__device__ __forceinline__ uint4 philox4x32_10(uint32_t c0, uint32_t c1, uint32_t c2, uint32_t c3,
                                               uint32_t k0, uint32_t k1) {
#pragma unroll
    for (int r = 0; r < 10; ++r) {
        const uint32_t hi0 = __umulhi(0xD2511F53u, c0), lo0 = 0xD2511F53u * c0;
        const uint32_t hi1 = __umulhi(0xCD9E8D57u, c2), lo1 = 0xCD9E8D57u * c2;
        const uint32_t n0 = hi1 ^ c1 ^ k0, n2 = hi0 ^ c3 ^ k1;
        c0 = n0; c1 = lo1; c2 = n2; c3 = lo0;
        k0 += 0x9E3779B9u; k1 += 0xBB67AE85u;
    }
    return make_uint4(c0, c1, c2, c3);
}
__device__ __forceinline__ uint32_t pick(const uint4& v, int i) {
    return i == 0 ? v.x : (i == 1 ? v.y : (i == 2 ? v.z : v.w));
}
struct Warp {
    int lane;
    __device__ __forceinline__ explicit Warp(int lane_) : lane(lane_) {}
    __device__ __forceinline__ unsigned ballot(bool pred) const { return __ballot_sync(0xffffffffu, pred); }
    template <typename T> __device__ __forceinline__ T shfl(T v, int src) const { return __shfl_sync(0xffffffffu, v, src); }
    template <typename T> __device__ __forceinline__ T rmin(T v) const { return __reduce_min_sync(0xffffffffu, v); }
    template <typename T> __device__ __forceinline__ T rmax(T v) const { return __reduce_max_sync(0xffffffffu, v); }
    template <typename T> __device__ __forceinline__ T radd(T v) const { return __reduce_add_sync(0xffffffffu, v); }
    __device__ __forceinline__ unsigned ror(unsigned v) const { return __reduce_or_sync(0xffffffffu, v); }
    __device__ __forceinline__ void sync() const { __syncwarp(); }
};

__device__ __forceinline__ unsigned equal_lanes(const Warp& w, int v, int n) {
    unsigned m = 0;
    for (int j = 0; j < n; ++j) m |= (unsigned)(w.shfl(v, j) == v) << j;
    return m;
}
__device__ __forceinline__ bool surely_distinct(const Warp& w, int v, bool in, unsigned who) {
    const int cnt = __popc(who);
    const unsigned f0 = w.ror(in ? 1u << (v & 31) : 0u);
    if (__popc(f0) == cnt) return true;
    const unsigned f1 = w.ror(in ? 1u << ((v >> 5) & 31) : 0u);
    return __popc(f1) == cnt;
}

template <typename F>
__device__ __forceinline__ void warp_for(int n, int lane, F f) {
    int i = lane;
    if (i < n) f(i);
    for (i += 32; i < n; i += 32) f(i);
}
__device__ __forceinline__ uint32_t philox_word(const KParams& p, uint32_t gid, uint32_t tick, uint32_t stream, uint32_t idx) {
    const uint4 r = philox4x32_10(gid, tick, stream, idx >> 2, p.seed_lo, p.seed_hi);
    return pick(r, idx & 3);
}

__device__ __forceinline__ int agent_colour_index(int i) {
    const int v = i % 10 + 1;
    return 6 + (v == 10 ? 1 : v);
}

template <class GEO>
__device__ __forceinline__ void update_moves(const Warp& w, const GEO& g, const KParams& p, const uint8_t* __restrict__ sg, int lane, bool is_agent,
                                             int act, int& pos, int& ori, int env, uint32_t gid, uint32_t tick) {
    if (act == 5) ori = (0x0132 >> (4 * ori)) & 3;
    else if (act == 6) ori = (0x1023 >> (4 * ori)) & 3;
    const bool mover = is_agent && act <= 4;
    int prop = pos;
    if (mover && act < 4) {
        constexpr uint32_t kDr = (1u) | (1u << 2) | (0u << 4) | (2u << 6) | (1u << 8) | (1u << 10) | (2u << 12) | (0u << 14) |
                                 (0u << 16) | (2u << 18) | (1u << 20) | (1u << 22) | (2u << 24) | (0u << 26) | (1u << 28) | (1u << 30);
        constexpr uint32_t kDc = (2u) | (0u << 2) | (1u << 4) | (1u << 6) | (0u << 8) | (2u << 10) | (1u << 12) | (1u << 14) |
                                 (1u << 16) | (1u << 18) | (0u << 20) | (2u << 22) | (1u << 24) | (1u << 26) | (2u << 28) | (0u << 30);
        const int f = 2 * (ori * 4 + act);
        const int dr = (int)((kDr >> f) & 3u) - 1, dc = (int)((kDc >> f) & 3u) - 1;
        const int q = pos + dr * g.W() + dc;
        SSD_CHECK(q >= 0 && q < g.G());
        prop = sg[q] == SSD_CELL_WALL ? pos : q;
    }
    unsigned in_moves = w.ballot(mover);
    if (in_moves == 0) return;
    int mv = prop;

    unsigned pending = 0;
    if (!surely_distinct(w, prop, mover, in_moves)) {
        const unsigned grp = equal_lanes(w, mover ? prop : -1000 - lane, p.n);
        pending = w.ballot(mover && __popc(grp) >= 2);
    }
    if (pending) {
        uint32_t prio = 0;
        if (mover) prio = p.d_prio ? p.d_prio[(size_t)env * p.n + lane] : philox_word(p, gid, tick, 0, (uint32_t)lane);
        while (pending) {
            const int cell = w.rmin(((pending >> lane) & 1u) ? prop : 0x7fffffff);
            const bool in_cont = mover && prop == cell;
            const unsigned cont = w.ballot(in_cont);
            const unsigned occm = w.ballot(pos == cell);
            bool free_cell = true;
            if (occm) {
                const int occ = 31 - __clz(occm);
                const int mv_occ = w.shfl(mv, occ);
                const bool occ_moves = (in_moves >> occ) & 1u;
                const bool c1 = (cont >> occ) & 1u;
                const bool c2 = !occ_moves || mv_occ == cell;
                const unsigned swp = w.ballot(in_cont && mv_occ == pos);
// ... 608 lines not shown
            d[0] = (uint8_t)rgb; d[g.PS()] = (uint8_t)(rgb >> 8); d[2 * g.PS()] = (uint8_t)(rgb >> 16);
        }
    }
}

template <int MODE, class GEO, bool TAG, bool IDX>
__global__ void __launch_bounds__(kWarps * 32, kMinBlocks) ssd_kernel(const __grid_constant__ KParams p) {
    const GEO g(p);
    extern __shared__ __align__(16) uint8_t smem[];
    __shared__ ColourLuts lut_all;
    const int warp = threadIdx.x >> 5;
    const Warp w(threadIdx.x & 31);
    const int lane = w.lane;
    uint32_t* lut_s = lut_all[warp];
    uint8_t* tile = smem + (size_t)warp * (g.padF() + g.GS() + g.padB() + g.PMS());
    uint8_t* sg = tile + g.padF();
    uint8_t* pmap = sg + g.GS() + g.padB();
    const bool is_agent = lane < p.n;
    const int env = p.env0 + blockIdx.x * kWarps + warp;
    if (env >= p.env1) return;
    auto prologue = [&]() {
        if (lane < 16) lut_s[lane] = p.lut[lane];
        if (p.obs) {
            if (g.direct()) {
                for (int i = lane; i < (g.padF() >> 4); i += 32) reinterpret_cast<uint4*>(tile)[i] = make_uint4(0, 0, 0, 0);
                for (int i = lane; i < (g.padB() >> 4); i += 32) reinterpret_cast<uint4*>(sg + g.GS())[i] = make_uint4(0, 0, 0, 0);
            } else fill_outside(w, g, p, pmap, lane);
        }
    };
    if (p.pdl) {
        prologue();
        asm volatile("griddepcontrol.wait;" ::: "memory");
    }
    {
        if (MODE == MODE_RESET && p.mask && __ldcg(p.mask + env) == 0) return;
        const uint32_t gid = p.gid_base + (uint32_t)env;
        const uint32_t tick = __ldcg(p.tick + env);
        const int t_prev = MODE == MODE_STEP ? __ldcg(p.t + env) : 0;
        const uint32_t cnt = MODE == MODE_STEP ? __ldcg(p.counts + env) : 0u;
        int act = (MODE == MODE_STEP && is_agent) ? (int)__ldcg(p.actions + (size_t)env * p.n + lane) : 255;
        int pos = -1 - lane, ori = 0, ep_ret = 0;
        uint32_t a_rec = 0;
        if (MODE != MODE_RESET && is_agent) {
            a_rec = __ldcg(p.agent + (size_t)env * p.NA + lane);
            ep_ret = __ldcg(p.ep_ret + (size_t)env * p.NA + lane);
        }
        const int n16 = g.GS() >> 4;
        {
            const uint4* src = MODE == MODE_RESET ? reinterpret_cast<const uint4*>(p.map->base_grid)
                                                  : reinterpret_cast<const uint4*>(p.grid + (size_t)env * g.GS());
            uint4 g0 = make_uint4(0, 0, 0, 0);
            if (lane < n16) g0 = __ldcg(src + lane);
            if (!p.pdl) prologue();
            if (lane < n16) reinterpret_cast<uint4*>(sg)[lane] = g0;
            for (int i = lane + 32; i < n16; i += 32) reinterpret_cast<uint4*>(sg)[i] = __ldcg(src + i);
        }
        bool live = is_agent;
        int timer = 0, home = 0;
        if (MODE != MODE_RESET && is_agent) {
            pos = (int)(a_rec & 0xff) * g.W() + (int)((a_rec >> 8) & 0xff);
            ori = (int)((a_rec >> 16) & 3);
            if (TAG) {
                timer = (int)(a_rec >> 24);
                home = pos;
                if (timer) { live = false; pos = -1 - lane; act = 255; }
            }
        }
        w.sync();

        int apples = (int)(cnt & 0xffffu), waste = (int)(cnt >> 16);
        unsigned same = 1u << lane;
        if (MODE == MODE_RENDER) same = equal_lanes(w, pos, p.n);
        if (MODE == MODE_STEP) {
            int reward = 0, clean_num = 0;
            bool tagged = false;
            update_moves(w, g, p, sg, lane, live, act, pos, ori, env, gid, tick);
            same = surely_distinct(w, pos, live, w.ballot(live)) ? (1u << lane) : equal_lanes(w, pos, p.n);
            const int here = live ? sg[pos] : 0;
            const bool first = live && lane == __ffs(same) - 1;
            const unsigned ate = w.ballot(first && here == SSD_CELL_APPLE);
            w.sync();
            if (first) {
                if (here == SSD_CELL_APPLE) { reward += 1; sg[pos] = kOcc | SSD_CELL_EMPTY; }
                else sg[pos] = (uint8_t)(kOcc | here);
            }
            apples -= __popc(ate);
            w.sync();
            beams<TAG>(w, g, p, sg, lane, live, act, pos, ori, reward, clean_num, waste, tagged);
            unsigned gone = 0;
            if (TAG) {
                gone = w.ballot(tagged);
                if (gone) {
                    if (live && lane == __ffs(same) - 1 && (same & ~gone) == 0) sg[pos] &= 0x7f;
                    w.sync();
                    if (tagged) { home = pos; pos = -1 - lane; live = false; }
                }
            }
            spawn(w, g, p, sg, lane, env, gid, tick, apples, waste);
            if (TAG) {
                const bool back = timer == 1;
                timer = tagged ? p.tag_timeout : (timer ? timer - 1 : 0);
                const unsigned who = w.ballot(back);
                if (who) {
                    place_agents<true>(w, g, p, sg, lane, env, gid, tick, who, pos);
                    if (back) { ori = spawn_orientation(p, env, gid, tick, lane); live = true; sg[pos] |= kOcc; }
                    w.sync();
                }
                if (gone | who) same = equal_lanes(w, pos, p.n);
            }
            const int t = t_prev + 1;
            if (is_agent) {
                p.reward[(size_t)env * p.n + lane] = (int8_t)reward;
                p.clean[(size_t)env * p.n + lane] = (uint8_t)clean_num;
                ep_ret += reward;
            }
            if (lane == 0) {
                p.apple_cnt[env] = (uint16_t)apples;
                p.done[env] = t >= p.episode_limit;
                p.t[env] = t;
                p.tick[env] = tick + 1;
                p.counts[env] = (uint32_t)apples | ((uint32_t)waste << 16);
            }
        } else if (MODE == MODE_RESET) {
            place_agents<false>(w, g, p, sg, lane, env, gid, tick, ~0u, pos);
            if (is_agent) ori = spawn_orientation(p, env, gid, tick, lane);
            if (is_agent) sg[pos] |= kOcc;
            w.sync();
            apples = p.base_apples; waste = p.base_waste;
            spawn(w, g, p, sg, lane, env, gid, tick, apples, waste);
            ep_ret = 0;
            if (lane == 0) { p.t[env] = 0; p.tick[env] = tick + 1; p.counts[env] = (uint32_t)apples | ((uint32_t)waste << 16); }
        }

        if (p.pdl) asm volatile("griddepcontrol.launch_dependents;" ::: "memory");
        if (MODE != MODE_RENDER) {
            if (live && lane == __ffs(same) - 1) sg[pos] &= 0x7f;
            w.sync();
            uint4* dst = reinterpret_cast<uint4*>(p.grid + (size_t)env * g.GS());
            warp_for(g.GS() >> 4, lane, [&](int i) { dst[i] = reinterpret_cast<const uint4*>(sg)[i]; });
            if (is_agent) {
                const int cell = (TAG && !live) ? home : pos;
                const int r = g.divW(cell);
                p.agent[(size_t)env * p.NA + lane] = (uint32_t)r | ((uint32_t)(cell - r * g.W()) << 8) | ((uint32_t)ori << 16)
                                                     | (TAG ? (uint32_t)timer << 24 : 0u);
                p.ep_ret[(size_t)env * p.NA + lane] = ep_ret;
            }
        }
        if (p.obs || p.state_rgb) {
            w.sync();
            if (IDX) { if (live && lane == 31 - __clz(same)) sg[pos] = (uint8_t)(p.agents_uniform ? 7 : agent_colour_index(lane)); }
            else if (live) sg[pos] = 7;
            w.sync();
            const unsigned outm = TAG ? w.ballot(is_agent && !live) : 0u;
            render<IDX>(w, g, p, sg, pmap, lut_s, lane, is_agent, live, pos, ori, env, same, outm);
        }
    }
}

● ● ● ●

▸ PROBLEM DETAILS:
Reproduce every line from the entries that holds the word "KParams".

▸ PROBLEM SOLUTION:
__device__ __forceinline__ uint32_t philox_word(const KParams& p, uint32_t gid, uint32_t tick, uint32_t stream, uint32_t idx) {
__device__ __forceinline__ void update_moves(const Warp& w, const GEO& g, const KParams& p, const uint8_t* __restrict__ sg, int lane, bool is_agent,
__global__ void __launch_bounds__(kWarps * 32, kMinBlocks) ssd_kernel(const __grid_constant__ KParams p) {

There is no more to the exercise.